From this initial list, an extensive list has been developed under the six categories to comprise of over a hundred and twenty (120) sections (Leitmann, 1999; UNHCS, 1997).

Geographic Information Systems and Urban Indicators

Geographic Information Systems have been commonly used for urban applications such as comprehensive planning, hazard and environmental `hot-spot' identification, zoning, land use inventories, land use and land cover mapping, site suitability assessments, socio-demographic analysis, management of infrastructure, change analysis, as well as other more sophisticated analytical applications (Barnejee, 1996; Leitmann, 1999; Nedovic-Budic, 2000; Maclaren, 1996; Ryznar and Wagner, 2001). GIS has, indeed, become an ideal tool for planners and policy makers (Leitmann, 1999).

The spatial nature of urban phenomena prescribes the use of geospatial technologies in urban management. GIS analysis is mainly used during the informed consultation phase to generate physical and social information, including key correlations, and for monitoring the implementation of plans in cities. Sawicki and Flynn (1996) engaged a thorough conceptual and theoretical examination of the literature where they identify urban environmental indicators as the precursors of neighborhood indicators in the United States. To illustrate the relevance of GIS, it is argued "With many records located in space, the GIS can then aggregate them to any level of geography: city blocks, neighborhoods, census block groups, tracts, municipalities and counties (Sawicki and Flynn, 1996:166).

Furthermore, the analytical capabilities of GIS have made the technology more than just a communicative visual tool hence most applicable in the development of indicators for evaluating urban policy and the quality of our cities. This way, the use of the technology would fall within the five geographic information science (GIScience) potential areas for planning as identified by Nedovic-Budic (2000:82): database development, integration of geospatial technologies with urban models, building of planning support systems, facilitating discourse and participation, and evaluating planning practice and technological impact.

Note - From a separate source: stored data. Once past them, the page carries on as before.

# aexoden/snesimage

Measured on AMD Instinct MI355X. Metric: candidate palettes scored/sec, higher is better.
Workload: dtype f32

## Files before the change

### snesimage_amd/csrc/capi.hip

```cpp
#include "../../include/snesimage_hip.h"
#include "kernels.hpp"
#include "kernels_opt.hpp"
#include "kernels_fast.hpp"
#include "kernels_sparse.hpp"
#include "kernels_sparse2.hpp"
#include "kernels_batch.hpp"
#include "kernels_shared.hpp"
#include "kernels_tile.hpp"
#include "kernels_level.hpp"
#include "kernels_char.hpp"
#include "kernels_char_set.hpp"
#include "kernels_guide.hpp"
#include "kernels_guide_lab.hpp"
#include "kernels_guide_window.hpp"
#include "kernels_guide_set_window.hpp"

#include <hip/hip_runtime.h>

#include <atomic>
#include <cmath>
#include <cstdio>
#include <cstdlib>
#include <cstring>
#include <string>
// ... 121 lines not shown
    std::vector<Lane> extra; uint32_t nlanes = 2; hipEvent_t ev_ready = nullptr;
    struct Sparse {
        bool lpt = true;
        bool down1 = true;
        bool counters_cleared = false;
        uint32_t h2q_max = 512;
        bool down_tiles = true;
        uint32_t h0_min = 1024;
        bool base_down_side = false;
        uint32_t h0_grid = 8192;
        hipStream_t h0_stream[8] = {}; hipEvent_t ev_scan[8] = {}, ev_h0[8] = {}, ev_hn[8] = {}, ev_vn[8] = {};
        bool v0_aside = true;
        hipEvent_t ev_v0[8] = {};
        bool vn_aside = true;
        uint32_t tiles_grid = 4096;
        uint32_t down1_grid = 32768;
        bool vsplit = true;
        uint32_t scan4_max = 2048;
        uint32_t hgrid = 8192;
        bool weight_mask = true;
        bool h_planes = true;
        bool debug_poison = false;
        bool dedup = true; uint32_t dedup_min = 1024; int *holder = nullptr; bool holder_dirty = false;
        bool enabled = false, side = true; uint32_t min_n = 1; uint32_t cap = 0, lanes = 0;
        SparseGeom S{};
        float *store = nullptr, *cand_tab = nullptr, *cand_lab = nullptr, *ckf = nullptr, *ckh = nullptr; long long zeros_off = 0; uint32_t *bitmap = nullptr; double *cka = nullptr, *part = nullptr;
        CandMeta *meta = nullptr; unsigned int *items = nullptr; int *item_count = nullptr; long long item_stride = 0; int *order = nullptr, *first = nullptr;
        uint4 *plist = nullptr; int *plist_count = nullptr; bool plist_valid = false;
        hipStream_t base_stream = nullptr; hipEvent_t ev_base_in = nullptr, ev_base_h = nullptr, ev_base_done = nullptr, ev_base_narrow = nullptr;
        uint8_t *dmaps = nullptr, *dmapsC4 = nullptr;
        uint8_t *bmap = nullptr, *bmapC4 = nullptr, *bcand = nullptr; unsigned long long *dpack = nullptr; double *ckd = nullptr; uint32_t slot_ci = 0;
        float *rec_lab = nullptr;
        int base_sp = -1, base_si = -1;
        struct Ahead { uint8_t *bmap = nullptr, *bmapC4 = nullptr, *bcand = nullptr; unsigned long long *dpack = nullptr; double *ckd = nullptr; float *btab = nullptr, *blab = nullptr, *rec_lab = nullptr; int *ok = nullptr;
                       hipEvent_t ev = nullptr; bool on = true, have = false; int sp = -1, si = -1; unsigned long long epoch = 0; } ahead;
    } sp;
    uint8_t *d_cand = nullptr; uint32_t cand_cap = 0;
    uint8_t *d_cand_sel = nullptr;
    double *d_errs = nullptr, *d_errs_sel = nullptr;
    double *d_inc_err = nullptr;
    StepResult *d_last = nullptr;
    double *d_scratch_err = nullptr;
    uint8_t *d_dummy_cand = nullptr;
    KmeansWork km{};
    double *d_tile_cost = nullptr; int *d_tile_any = nullptr; unsigned int *d_tile_moved = nullptr;

// ... 448 lines not shown
            Dn.orig = c->d_orig; Dn.tile_pal = c->d_tile_pal; Dn.pal_rgb8 = c->d_pal_rgb8; Dn.cand_tab = ah.btab; Dn.maps = ah.bmap; Dn.mapsC4 = ah.bmapC4;
            Dn.W = (int)c->W; Dn.H = (int)c->H; Dn.sub_size = (int)c->sub_size; Dn.ncol = c->ncol; Dn.slot_ci = (uint32_t)(np * (int)c->sub_size + ni);
            Dn.rec_pack = ah.dpack; Dn.ck_out = ah.ckd; Dn.excl_sub = np; Dn.excl_si = ni; Dn.excl_j0 = nj0;
            if (c->perceptual) {
                hipLaunchKernelGGL(k_candidate_lab, dim3(1), dim3(64), 0, bs, ah.btab, 1, c->d_lab_eotf, ah.blab);
                Dn.pal_lab = c->d_pal_lab; Dn.cand_lab = ah.blab; Dn.lab_eotf = c->d_lab_eotf; Dn.perceptual = 1; Dn.rec_lab = ah.rec_lab;
                if (c->dither4) hipLaunchKernelGGL((k_dither4_lab<1>), dim3(1), dim3(512), 0, bs, Dn); else hipLaunchKernelGGL((k_dither<true, 0, 1>), dim3(1), dim3(128), 0, bs, Dn);
            } else
            if (c->dither4 && c->sub_size == 15) hipLaunchKernelGGL((k_dither4<15, 1>), dim3(1), dim3(512), 0, bs, Dn);
            else if (c->dither4 && c->sub_size == 16) hipLaunchKernelGGL((k_dither4<16, 1>), dim3(1), dim3(512), 0, bs, Dn);
            else if (c->dither4) hipLaunchKernelGGL((k_dither4<0, 1>), dim3(1), dim3(512), 0, bs, Dn);
            else if (c->sub_size == 15) hipLaunchKernelGGL((k_dither<false, 15, 1>), dim3(1), dim3(128), 0, bs, Dn);
            else if (c->sub_size == 16) hipLaunchKernelGGL((k_dither<false, 16, 1>), dim3(1), dim3(128), 0, bs, Dn);
            else hipLaunchKernelGGL((k_dither<false, 0, 1>), dim3(1), dim3(128), 0, bs, Dn);
            HIPCHK(hipGetLastError());
            HIPCHK(hipEventRecord(ah.ev, bs));
            ah.have = true; ah.sp = np; ah.si = ni; ah.epoch = c->epoch;
        }
        sp.plist_valid = true;
    }
    return SNES_OK;
}

int32_t sparse_score_chunk(snesimage_ctx *c, uint32_t lane, hipStream_t stream, const uint8_t *d_rgb5, uint32_t nc, double *d_errors, int err_stride, int err_offset, int list0 = -1) {
    auto &sp = c->sp;
    const Geom &G = c->G;
    SparseParams P = sparse_params(c, lane);
    P.is_base = 0; P.ncand = (int)nc; P.k0 = (int)(lane * sp.cap);
    if (list0 >= 0) { P.holder = sp.holder; P.list0 = list0; }
    if (sp.debug_poison) HIPCHK(hipMemsetAsync(sp.store + (size_t)P.k0 * sp.S.cand_stride, 0xff, sizeof(float) * (size_t)sp.S.cand_stride * nc, stream));
    snesimage_ctx::TimingRec tr{}; tr.n = nc;
    if (c->timing) { for (int i = 0; i < 6; i++) HIPCHK(hipEventCreate(&tr.ev[i])); if (c->timing == 1) HIPCHK(hipEventRecord(tr.ev[0], stream)); }
    if (list0 >= 0) hipLaunchKernelGGL(k_candidate_tables_mark, dim3((nc + 63) / 64), dim3(64), 0, stream, d_rgb5, (int)nc, c->d_eotf, sp.cand_tab + 8 * (size_t)P.k0, sp.holder, list0);
    else
    hipLaunchKernelGGL(k_candidate_tables, dim3((nc + 63) / 64), dim3(64), 0, stream, d_rgb5, (int)nc, c->d_eotf, sp.cand_tab + 8 * (size_t)P.k0);
    if (c->dither) {
        if (c->perceptual) {
            hipLaunchKernelGGL(k_candidate_lab, dim3((nc + 63) / 64), dim3(64), 0, stream, sp.cand_tab + 8 * (size_t)P.k0, (int)nc, c->d_lab_eotf, sp.cand_lab + 3 * (size_t)P.k0);
            hipLaunchKernelGGL(k_dither_first_lab, dim3(nc), dim3(256), 0, stream, P);
        } else
        hipLaunchKernelGGL(k_dither_first, dim3((nc + 15) / 16), dim3(1024), 0, stream, P);
        DitherParams Dp{};
        Dp.orig = c->d_orig; Dp.tile_pal = c->d_tile_pal; Dp.pal_rgb8 = c->d_pal_rgb8; Dp.cand_tab = sp.cand_tab + 8 * (size_t)P.k0;
        Dp.maps = const_cast<uint8_t *>(P.maps); Dp.mapsC4 = const_cast<uint8_t *>(P.mapsC4);
        Dp.W = (int)c->W; Dp.H = (int)c->H; Dp.sub_size = (int)c->sub_size; Dp.ncol = c->ncol; Dp.slot_ci = sp.slot_ci;
        Dp.first_group = sp.first; Dp.first_k0 = P.k0; Dp.ck_in = sp.ckd; Dp.bmap = sp.bmap; Dp.bmapC4 = sp.bmapC4; Dp.rec_in = c->dither_rec ? sp.dpack : nullptr;
        if (c->sp.lpt) {
            hipLaunchKernelGGL(k_sparse_order, dim3(1), dim3(1024), 0, stream, P, sp.order + P.k0); Dp.order = sp.order + P.k0;
        }
        if (c->perceptual) {
            Dp.pal_lab = c->d_pal_lab; Dp.cand_lab = sp.cand_lab + 3 * (size_t)P.k0; Dp.lab_eotf = c->d_lab_eotf; Dp.perceptual = 1;
            if (c->dither4 && nc <= c->dither4_max) hipLaunchKernelGGL((k_dither4_lab<2>), dim3(nc), dim3(512), 0, stream, Dp); else hipLaunchKernelGGL((k_dither<true, 0, 2>), dim3(nc), dim3(128), 0, stream, Dp);
        } else
        if (c->dither4 && nc <= c->dither4_max && c->sub_size == 15) hipLaunchKernelGGL((k_dither4<15, 2>), dim3(nc), dim3(512), 0, stream, Dp);
        else if (c->dither4 && nc <= c->dither4_max && c->sub_size == 16) hipLaunchKernelGGL((k_dither4<16, 2>), dim3(nc), dim3(512), 0, stream, Dp);
        else if (c->dither4 && nc <= c->dither4_max) hipLaunchKernelGGL((k_dither4<0, 2>), dim3(nc), dim3(512), 0, stream, Dp);
// ... 71 lines not shown
    }
    if (vn_aside) {
        hipStream_t hs = sp.h0_stream[lane];
        HIPCHK(hipStreamWaitEvent(hs, sp.ev_hn[lane], 0));
        HIPCHK(hipStreamWaitEvent(hs, sp.ev_base_narrow, 0));
        hipLaunchKernelGGL(k_sparse_v, dim3((nc * 3 + 7) / 8, (unsigned)(G.nscales - P.s_first)), dim3(256), 0, hs, P);
        HIPCHK(hipEventRecord(sp.ev_vn[lane], hs));
    }
    if (v0_aside) {
        if (sp.side) HIPCHK(hipStreamWaitEvent(stream, sp.ev_base_narrow, 0));
        if (P.s_first < G.nscales) hipLaunchKernelGGL(k_sparse_v, dim3((nc * 3 + 7) / 8, (unsigned)(G.nscales - P.s_first)), dim3(256), 0, stream, P);
        if (P.s_first > 1) hipLaunchKernelGGL(k_sparse_v2_from, dim3(nc * 3, (unsigned)(P.s_first - 1)), dim3(256), 0, stream, P, 1);
    } else {
    if (c->timing) HIPCHK(hipEventRecord(tr.ev[3], stream));
    hipLaunchKernelGGL(k_sparse_v2, dim3(nc * 3, (unsigned)P.s_first), dim3(256), 0, stream, P);
    if (c->timing) HIPCHK(hipEventRecord(tr.ev[4], stream));
    }
    if (vn_aside) HIPCHK(hipStreamWaitEvent(stream, sp.ev_vn[lane], 0));
    else if (!v0_aside) {
    if (sp.side) HIPCHK(hipStreamWaitEvent(stream, sp.ev_base_narrow, 0));
    if (P.s_first < G.nscales) hipLaunchKernelGGL(k_sparse_v, dim3((nc * 3 + 7) / 8, (unsigned)(G.nscales - P.s_first)), dim3(256), 0, stream, P);
    }
    if (v0_aside) HIPCHK(hipStreamWaitEvent(stream, sp.ev_v0[lane], 0));
    hipLaunchKernelGGL(k_final_score_wave, dim3((nc + 3) / 4), dim3(256), 0, stream, sp.part + (size_t)P.k0 * G.nscales * 18, (int)nc, G, d_errors, err_stride, err_offset, P.item_count, (int)kItemLists);
    if (c->dither) {
        uint8_t *bm = lane == 0 ? c->d_bestmap : c->extra[lane - 1].d_bestmap; BestRec *br = lane == 0 ? c->d_bestrec : c->extra[lane - 1].d_bestrec;
        hipLaunchKernelGGL(k_keep_best, dim3(1), dim3(1024), 0, stream, d_errors, err_stride, err_offset, (int)nc, P.maps, (int)c->npx, br, bm);
    }
    HIPCHK(hipGetLastError());
    if (c->timing) { tr.light = c->timing != 1; if (!tr.light) HIPCHK(hipEventRecord(tr.ev[5], stream)); c->t_pending.push_back(tr); }
    return SNES_OK;
}
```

Applications of GIS have recently disseminated to developing nations in general and Sub-Saharan Africa in particular (Conitz, 2000; Gar-On Yeh, 1991; Hastings and Clark, 1991). It is evident however that the levels of adoption have varied across the continent with richer countries (South Africa for instance) far much ahead of poorer ones (such as Mozambique). Despite the rapid adoption, the use of the technology has tended to reside in externally funded projects or state agencies and rarely is it owned and used by people at the grassroots. Similarly, there has not been a coordinated style of adoption and use in many countries. Although local authorities in different countries in Africa have engaged GIS at different levels, enormous gaps in information and citywide data have become commonplace. In this project, GIS is used for the development of baseline spatial data for the city of Beira, Mozambique, and the analysis of this information for policy formulation and evaluation purposes.